A portfolio’s expected return is based on the rate of return of each component asset, and each asset’s weight in the portfolio.

• Rate of return: An asset’s rate of return measures how much money you, as an investor, would have made or lost had you invested in this asset over a specific period of time. For example, say you assume a \$1,000 investment in a stock over a one-year period after which you sold it. Between dividends and the sale of the stock you would have made \$150. The rate of return on this stock would have been 0.15%.

It can also be used to calculate the results of an actual investment. In this case you would use your actual initial investment and the period of time you held it.

• Asset weight: The percent of your portfolio that any given asset makes up. You calculate this by dividing the value of each given asset by the total value of the portfolio. For example, say your portfolio is worth \$50,000. A single asset in it is worth \$18,000. This asset’s weight in your portfolio would be 36%.

To calculate expected rate of return, you multiply the expected rate of return for each asset by that asset’s weight as part of the portfolio. You then add each of those results together. Written as a formula, we get:

• Expected Rate of Return (ERR) = R1 x W1 + R2 x W2 … Rn x Wn

In this formula, “R” equals rate of return, while “W” is equivalent to the asset weight.

Let’s look at a sample portfolio with five stocks in it. The total value of our portfolio is \$100,000, and we have already calculated each stock’s rate of return.

1. Stock A – \$25,000
1. Rate of return = 10%
2. Weight = 25%
2. Stock B – \$10,000
1. Rate of return = 15%
2. Weight = 10%
3. Stock C – \$30,000
1. Rate of return = 4%
2. Weight = 30%
4. Stock D – \$15,000
1. Rate of return = 5%
2. Weight = 15%
5. Stock E – \$20,000
1. Rate of return = -6%
2. Weight = 20%

The process for finding the expected return on this portfolio would go as follows:

• R1 x W1 + R2 x W2 … Rn x Wn = Expected Rate of Return (ERR)
• RA x WA + RB x WB + RC x WC + RD x WD + RE x WE = ERR
• (0.1 x 0.25) + (0.15 x 0.1) + (0.04 x 0.3) + (0.05 x 0.15) + (-0.06 x 0.2) = ERR
• 0.025 + 0.015 + 0.012 + 0.0075 + -0.012 = ERR
• 0.0475 = 4.75% = ERR

We should expect a return of 4.75%. This reflects the strong gains posted by nearly a third of this portfolio’s assets, set against the more modest gains and outright losses posted by the rest.

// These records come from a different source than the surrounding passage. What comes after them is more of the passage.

Before: 1.595 images/sec.

## Specialize pw16 fp16x3 big-tile kernel: deeper prefetch, bound-free loop, paired block mapping

Measured after the change: 1.606 images/sec, median of 6. Within noise of the previous version (+0.7%).

```diff
diff --git a/conditional_score_diffusion_amd/_lib.py b/conditional_score_diffusion_amd/_lib.py
--- a/conditional_score_diffusion_amd/_lib.py
+++ b/conditional_score_diffusion_amd/_lib.py
@@ -139,6 +139,9 @@
     'csd_mul': (_i, [_vp, _vp, _vp, _i64, _vp]),
     'csd_conv3x3_block_scratch_bytes': (_sz, [_i, _i]),
     'csd_conv3x3_block': (_i, [_vp, _vp, _vp, _vp, _vp, _vp, _vp, _i, _vp, _f, _vp, _vp, _i, _i, _i, _i, _i, _i, _i, _vp, _vp]),
+    'csd_conv1x1_block_tile_pixels': (_i, [_i, _i, _i]),
+    'csd_conv1x1_block_scratch_bytes': (_sz, [_i, _i, _i, _i, _i, _i]),
+    'csd_conv1x1_block': (_i, [_vp, _vp, _vp, _vp, _vp, _vp, _vp, _f, _vp, _i, _i, _i, _i, _i, _i, _i, _i, _vp, _vp]),
     'csd_conv2d_ex': (_i, [_vp, _vp, _vp, _vp, _i, _i, _i, _i, _i, _i, _i, _i, _i, _i, _i, _vp, _vp]),
     'csd_conv2d_wgrad_ex': (_i, [_vp, _vp, _vp, _i, _i, _i, _i, _i, _i, _i, _i, _i, _i, _vp, _vp]),
     'csd_groupnorm_nhwc_scratch_bytes': (_sz, [_i, _i, _i]),
diff --git a/conditional_score_diffusion_amd/csrc/common.h b/conditional_score_diffusion_amd/csrc/common.h
--- a/conditional_score_diffusion_amd/csrc/common.h
+++ b/conditional_score_diffusion_amd/csrc/common.h
@@ -169,6 +169,7 @@
 int pw16_pack_weight(const ConvPlan& p, int ns, const float* w, int layout, int cin_src, int cout_src, int cout_off,
                      void* wpack, hipStream_t s);
 int pw16_launch(const ConvPlan& p, int ns, const ConvArgs& a, hipStream_t s);
+int pw16_tile_pixels(int npix);
 bool pw16_taps_supported(int cin, int cout, int ns);
 int pw16_taps_cout(int cout);
 int pw16_pack_weight_taps(const ConvPlan& p, int ns, const float* w, int cout, void* wpack, hipStream_t s);
diff --git a/conditional_score_diffusion_amd/csrc/conv_pw16.hip b/conditional_score_diffusion_amd/csrc/conv_pw16.hip
--- a/conditional_score_diffusion_amd/csrc/conv_pw16.hip
+++ b/conditional_score_diffusion_amd/csrc/conv_pw16.hip
@@ -1,5 +1,7 @@
 #include <stdlib.h>
 #include <string.h>
+
+#include <type_traits>
 
 #include "common.h"
 
@@ -15,6 +17,12 @@
 #define PW_WSCALE 256.0f
 #ifndef PW_DEPTH
 #define PW_DEPTH 2
+#endif
+#ifndef PW_DEPTH1
+#define PW_DEPTH1 4
+#endif
+#ifndef PW_ABL
+#define PW_ABL 0
 #endif
 
 struct PwKArgs {
@@ -24,14 +32,15 @@
   int hw;
   int ks;
   int ntiles;
+  int gx;
+  int pair;
 };
 
 __device__ __forceinline__ float4 pw_gload4(const float* p) {
   const v4f_t v = *(const __attribute__((address_space(1))) v4f_t*)(p);
   return make_float4(v.x, v.y, v.z, v.w);
 }
-
-template <int NS, int MTP, int OCC>
+template <int NS, int MTP, int OCC, int DP = PW_DEPTH, bool HN = false>
 __global__ __launch_bounds__(PW_THREADS, OCC) void pw16_kernel(const float* __restrict__ g_src0,
                                                           const float* __restrict__ g_src1,
                                                           const char* __restrict__ g_wpack, const PwKArgs k) {
@@ -43,23 +52,29 @@
   const int wave = tid >> 6;
   const int l16 = lane & 15;
   const int kq = lane >> 4;
-  const int ng = blockIdx.y;
+  int ng = blockIdx.y, bx = blockIdx.x;
+  if (k.pair) {
+    const int lin = (int)blockIdx.y * k.gx + (int)blockIdx.x, q = lin >> 3;
+    ng = q & 1;
+    bx = (q >> 1) * 8 + (lin & 7);
+  }
   const int Cin = k.C0 + k.C1;
 
   const int wbytes = k.ks * PW_NTL * NS * 1024;
   float* const lds_bias = reinterpret_cast<float*>(smem + wbytes);
   const int col_base = ng * (PW_NTL * 16) + kq * 4;
 
-  const int nt_mine = (k.ntiles - (int)blockIdx.x + (int)gridDim.x - 1) / (int)gridDim.x;
+  const int nt_mine = (k.ntiles - bx + k.gx - 1) / k.gx;
   const int total = nt_mine * k.ks;
-  const bool has_norm = k.a.nscale != nullptr;
+  constexpr bool FREE = MTP == 2 && NS == 2;
+  const bool has_norm = FREE ? HN : k.a.nscale != nullptr;
   const bool has_res = k.a.res != nullptr;
   const bool has_act = k.a.act == CSD_ACT_SWISH;
-  const int ntl = min(PW_NTL, (k.Cout - (int)blockIdx.y * (PW_NTL * 16) + 15) / 16);
-
-  constexpr int D = MTP == 1 ? 4 : PW_DEPTH;
+  const int ntl = min(PW_NTL, (k.Cout - ng * (PW_NTL * 16) + 15) / 16);
+
+  constexpr int D = MTP == 1 ? 4 : DP;
   float4 raw[D][MTP][2];
-  constexpr bool PFN = MTP == 1;
+  constexpr bool PFN = MTP == 1 || HN;
   float4 nsc[PFN ? D : 1][MTP][2], nsh[PFN ? D : 1][MTP][2];
   floatx4 acc[MTP][PW_NTL];
 #pragma unroll
@@ -67,11 +82,11 @@
 #pragma unroll
     for (int nt = 0; nt < PW_NTL; ++nt) acc[j][nt] = floatx4{0.f, 0.f, 0.f, 0.f};
 
-  int l_tile = blockIdx.x, l_kk = 0, l_it = 0;
-  int c_tile = blockIdx.x, c_kk = 0;
+  int l_tile = bx, l_kk = 0, l_it = 0;
+  int c_tile = bx, c_kk = 0;
 
   auto issue = [&](float4 (&dst)[MTP][2], float4 (&dsc)[MTP][2], float4 (&dsh)[MTP][2]) {
-    if (l_it < total) {
+    if (FREE || l_it < total) {
       const int kb = l_kk * 32;
       const bool s1 = kb >= k.C0;
       const float* src = s1 ? g_src1 : g_src0;
@@ -91,7 +106,7 @@
         }
       }
       ++l_it;
-      if (++l_kk == k.ks) { l_kk = 0; l_tile += gridDim.x; }
+      if (++l_kk == k.ks) { l_kk = 0; l_tile += k.gx; }
     }
   };
 
@@ -105,10 +120,49 @@
   }
   __syncthreads();
 
+  auto epilogue = [&](auto with_res) {
+    constexpr bool HR = decltype(with_res)::value;
+    constexpr unsigned OOB = 0x80000000u;
+    constexpr int RSRC_FLAGS = 0x00020000;
+    const size_t p_base = (size_t)c_tile * TPIX + wave * WPIX;
+    const int left = k.npix - (int)p_base;
+    const __amdgpu_buffer_rsrc_t out_r = __builtin_amdgcn_make_buffer_rsrc(
+        k.a.out + p_base * k.a.out_stride + k.a.out_coff, 0, OOB, RSRC_FLAGS);
+    const __amdgpu_buffer_rsrc_t res_r = __builtin_amdgcn_make_buffer_rsrc(
+        const_cast<float*>(has_res ? k.a.res + p_base * k.Cout : k.a.out), 0, OOB, RSRC_FLAGS);
+    const float unscale = 1.0f / PW_WSCALE;
+#pragma unroll
+    for (int j = 0; j < MTP; ++j) {
+      const int pl = j * 16 + l16;
+      const bool pv = pl < left;
+      uint4_t rv[PW_NTL];
+#pragma unroll
+      for (int nt = 0; nt < PW_NTL; ++nt) {
+        const int col0 = col_base + nt * 16;
+        const unsigned off = (pv && has_res && col0 < k.Cout) ? (unsigned)(pl * k.Cout + col0) * 4u : OOB;
+        if constexpr (HR) rv[nt] = __builtin_amdgcn_raw_buffer_load_b128(res_r, off, 0, 0);
+        else rv[nt] = uint4_t{0u, 0u, 0u, 0u};
+      }
+#pragma unroll
+      for (int nt = 0; nt < PW_NTL; ++nt) {
+        const int col0 = col_base + nt * 16;
+        const float4 b = *reinterpret_cast<const float4*>(lds_bias + nt * 16 + kq * 4);
+        uint4_t ov;
+        ov.x = __float_as_uint(((acc[j][nt][0] * unscale + b.x) + __uint_as_float(rv[nt].x)) * k.a.out_scale);
+        ov.y = __float_as_uint(((acc[j][nt][1] * unscale + b.y) + __uint_as_float(rv[nt].y)) * k.a.out_scale);
+        ov.z = __float_as_uint(((acc[j][nt][2] * unscale + b.z) + __uint_as_float(rv[nt].z)) * k.a.out_scale);
+        ov.w = __float_as_uint(((acc[j][nt][3] * unscale + b.w) + __uint_as_float(rv[nt].w)) * k.a.out_scale);
+        const unsigned off = (pv && col0 < k.Cout && !(PW_ABL & 2)) ? (unsigned)(pl * k.a.out_stride + col0) * 4u : OOB;
+        __builtin_amdgcn_raw_buffer_store_b128(ov, out_r, off, 0, 0);
+        acc[j][nt] = floatx4{0.f, 0.f, 0.f, 0.f};
+      }
+    }
+  };
+
   for (int it = 0; it < total; it += D) {
 #pragma unroll
     for (int u = 0; u < D; ++u) {
-      if (it + u < total) {
+      if (FREE || it + u < total) {
         half8_t bh[MTP], bl[MTP];
 #pragma unroll
         for (int j = 0; j < MTP; ++j) {
@@ -131,7 +185,8 @@
             for (int q = 0; q < 8; ++q) v[q] = fmaf(v[q], sc[q], sh[q]);
             if (has_act) {
 #pragma unroll
-              for (int q = 0; q < 8; ++q) v[q] = v[q] * __builtin_amdgcn_rcpf(1.0f + __expf(-v[q]));
+              for (int q = 0; q < 8; ++q)
+                v[q] = (PW_ABL & 1) ? v[q] * (v[q] * 0.7f) : v[q] * __builtin_amdgcn_rcpf(1.0f + __expf(-v[q]));
             }
           }
 #pragma unroll
@@ -151,6 +206,7 @@
           if (NS == 2) wl = *reinterpret_cast<const half8_t*>(wk + (nt * NS + 1) * 1024);
 #pragma unroll
           for (int j = 0; j < MTP; ++j) {
+            if (PW_ABL & 4) { acc[j][nt][0] += (float)wh[0] + (float)bh[j][0] + (NS == 2 ? (float)wl[0] + (float)bl[j][0] : 0.f); continue; }
             if (NS == 2) {
               acc[j][nt] = __builtin_amdgcn_mfma_f32_16x16x32_f16(wl, bh[j], acc[j][nt], 0, 0, 0);
               acc[j][nt] = __builtin_amdgcn_mfma_f32_16x16x32_f16(wh, bl[j], acc[j][nt], 0, 0, 0);
@@ -159,42 +215,10 @@
           }
         }
         if (++c_kk == k.ks) {
-          constexpr unsigned OOB = 0x80000000u;
-          constexpr int RSRC_FLAGS = 0x00020000;
-          const size_t p_base = (size_t)c_tile * TPIX + wave * WPIX;
-          const int left = k.npix - (int)p_base;
-          const __amdgpu_buffer_rsrc_t out_r = __builtin_amdgcn_make_buffer_rsrc(
-              k.a.out + p_base * k.a.out_stride + k.a.out_coff, 0, OOB, RSRC_FLAGS);
-          const __amdgpu_buffer_rsrc_t res_r = __builtin_amdgcn_make_buffer_rsrc(
-              const_cast<float*>(has_res ? k.a.res + p_base * k.Cout : k.a.out), 0, OOB, RSRC_FLAGS);
-          const float unscale = 1.0f / PW_WSCALE;
-#pragma unroll
-          for (int j = 0; j < MTP; ++j) {
-            const int pl = j * 16 + l16;
-            const bool pv = pl < left;
-            uint4_t rv[PW_NTL];
-#pragma unroll
-            for (int nt = 0; nt < PW_NTL; ++nt) {
-              const int col0 = col_base + nt * 16;
-              const unsigned off = (pv && has_res && col0 < k.Cout) ? (unsigned)(pl * k.Cout + col0) * 4u : OOB;
-              rv[nt] = __builtin_amdgcn_raw_buffer_load_b128(res_r, off, 0, 0);
-            }
-#pragma unroll
-            for (int nt = 0; nt < PW_NTL; ++nt) {
-              const int col0 = col_base + nt * 16;
-              const float4 b = *reinterpret_cast<const float4*>(lds_bias + nt * 16 + kq * 4);
-              uint4_t ov;
-              ov.x = __float_as_uint(((acc[j][nt][0] * unscale + b.x) + __uint_as_float(rv[nt].x)) * k.a.out_scale);
-              ov.y = __float_as_uint(((acc[j][nt][1] * unscale + b.y) + __uint_as_float(rv[nt].y)) * k.a.out_scale);
-              ov.z = __float_as_uint(((acc[j][nt][2] * unscale + b.z) + __uint_as_float(rv[nt].z)) * k.a.out_scale);
-              ov.w = __float_as_uint(((acc[j][nt][3] * unscale + b.w) + __uint_as_float(rv[nt].w)) * k.a.out_scale);
-              const unsigned off = (pv && col0 < k.Cout) ? (unsigned)(pl * k.a.out_stride + col0) * 4u : OOB;
-              __builtin_amdgcn_raw_buffer_store_b128(ov, out_r, off, 0, 0);
-              acc[j][nt] = floatx4{0.f, 0.f, 0.f, 0.f};
-            }
-          }
+          if (!FREE || has_res) epilogue(std::true_type{});
+          else epilogue(std::false_type{});
           c_kk = 0;
-          c_tile += gridDim.x;
+          c_tile += k.gx;
         }
       }
     }
@@ -364,9 +388,9 @@
   return cout >= 1 && cout <= 6 && pw16_supported(p, ns) && !CSD_TUNE_ENV("CSD_NO_TAPSUM");
 }
 
-template <int NS, int MTP, int OCC>
-static int pw16_launch_t(const PwKArgs& k, const ConvPlan& p, hipStream_t s) {
-  auto kern = pw16_kernel<NS, MTP, OCC>;
+template <int NS, int MTP, int OCC, int DP = PW_DEPTH, bool HN = false>
+static int pw16_launch_t(PwKArgs& k, const ConvPlan& p, hipStream_t s) {
+  auto kern = pw16_kernel<NS, MTP, OCC, DP, HN>;
   const size_t lds = pw16_lds_bytes(p, NS);
   static size_t attr_lds = 0;
   if (lds > attr_lds) {
@@ -378,14 +402,19 @@
     attr_lds = 160 * 1024;
   }
   const int n_groups = cdiv(p.Cout, PW_NTL * 16);
-  int gx = (OCC * 256) / n_groups;
+  const int per_cu = (MTP == 2 && 2 * lds > 160 * 1024) ? 1 : OCC;
+  int gx = (per_cu * 256) / n_groups;
   if (gx < 1) gx = 1;
   if (gx > k.ntiles) gx = k.ntiles;
+  k.gx = gx;
+  k.pair = MTP == 2 && n_groups == 2 && gx % 8 == 0;
   hipLaunchKernelGGL(kern, dim3(gx, n_groups), dim3(PW_THREADS), lds, s, k.a.src0, k.a.src1,
                      reinterpret_cast<const char*>(k.a.wpack), k);
   CSD_LAUNCH_CHECK();
   return CSD_OK;
 }
+
+int pw16_tile_pixels(int npix) { return cdiv(npix, 128) >= 768 ? 128 : 64; }
 
 int pw16_launch(const ConvPlan& p, int ns, const ConvArgs& a, hipStream_t s) {
   CSD_REQUIRE(pw16_supported(p, ns), "pw16: unsupported layer (taps %d C0 %d C1 %d Cout %d)", p.taps, p.C0, p.C1, p.Cout);
@@ -397,9 +426,15 @@
   k.npix = p.B * p.OH * p.OW;
   k.hw = p.OH * p.OW;
   k.ks = (p.C0 + p.C1) / 32;
-  const bool big = cdiv(k.npix, 128) >= 768;
+  k.pair = 0;
+  const bool big = pw16_tile_pixels(k.npix) == 128;
   k.ntiles = cdiv(k.npix, big ? 128 : 64);
-  if (ns == 2) return big ? pw16_launch_t<2, 2, 2>(k, p, s) : pw16_launch_t<2, 1, 2>(k, p, s);
+  if (ns == 2 && big) {
+    if (a.nscale) return pw16_launch_t<2, 2, 2, PW_DEPTH, true>(k, p, s);
+    if (2 * pw16_lds_bytes(p, 2) > 160 * 1024) return pw16_launch_t<2, 2, 2, PW_DEPTH1>(k, p, s);
+    return pw16_launch_t<2, 2, 2>(k, p, s);
+  }
+  if (ns == 2) return pw16_launch_t<2, 1, 2>(k, p, s);
   return big ? pw16_launch_t<1, 2, 3>(k, p, s) : pw16_launch_t<1, 1, 2>(k, p, s);
 }
 
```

## Understanding the Limits of Expected Return

It’s important to understand that expected return is closer to an educated guess than a firm prediction. Whether you’re calculating this for an individual stock or an entire portfolio, the formula depends on getting your assumptions right.

For a portfolio, you will calculate expected return based on the expected rates of return of each individual asset. But expected rate of return is an inherently uncertain figure. As an investor you calculate it by assuming that the asset’s growth and yield in the past will continue unabated into the future.  If your stock returned dividends in the past year, it will continue to pay those dividends in future years. If it grew 10% in the past year, it will grow by at least another 10% this year.

These are not completely speculative assumptions, but neither are they necessarily reliable. While past performance can indicate future results, there are no guarantees.

## Bottom Line

A portfolio’s ERR is a probability distribution that reflects the gains and losses you should expect based on asset weight and past performance. It is neither completely speculative nor necessarily reliable.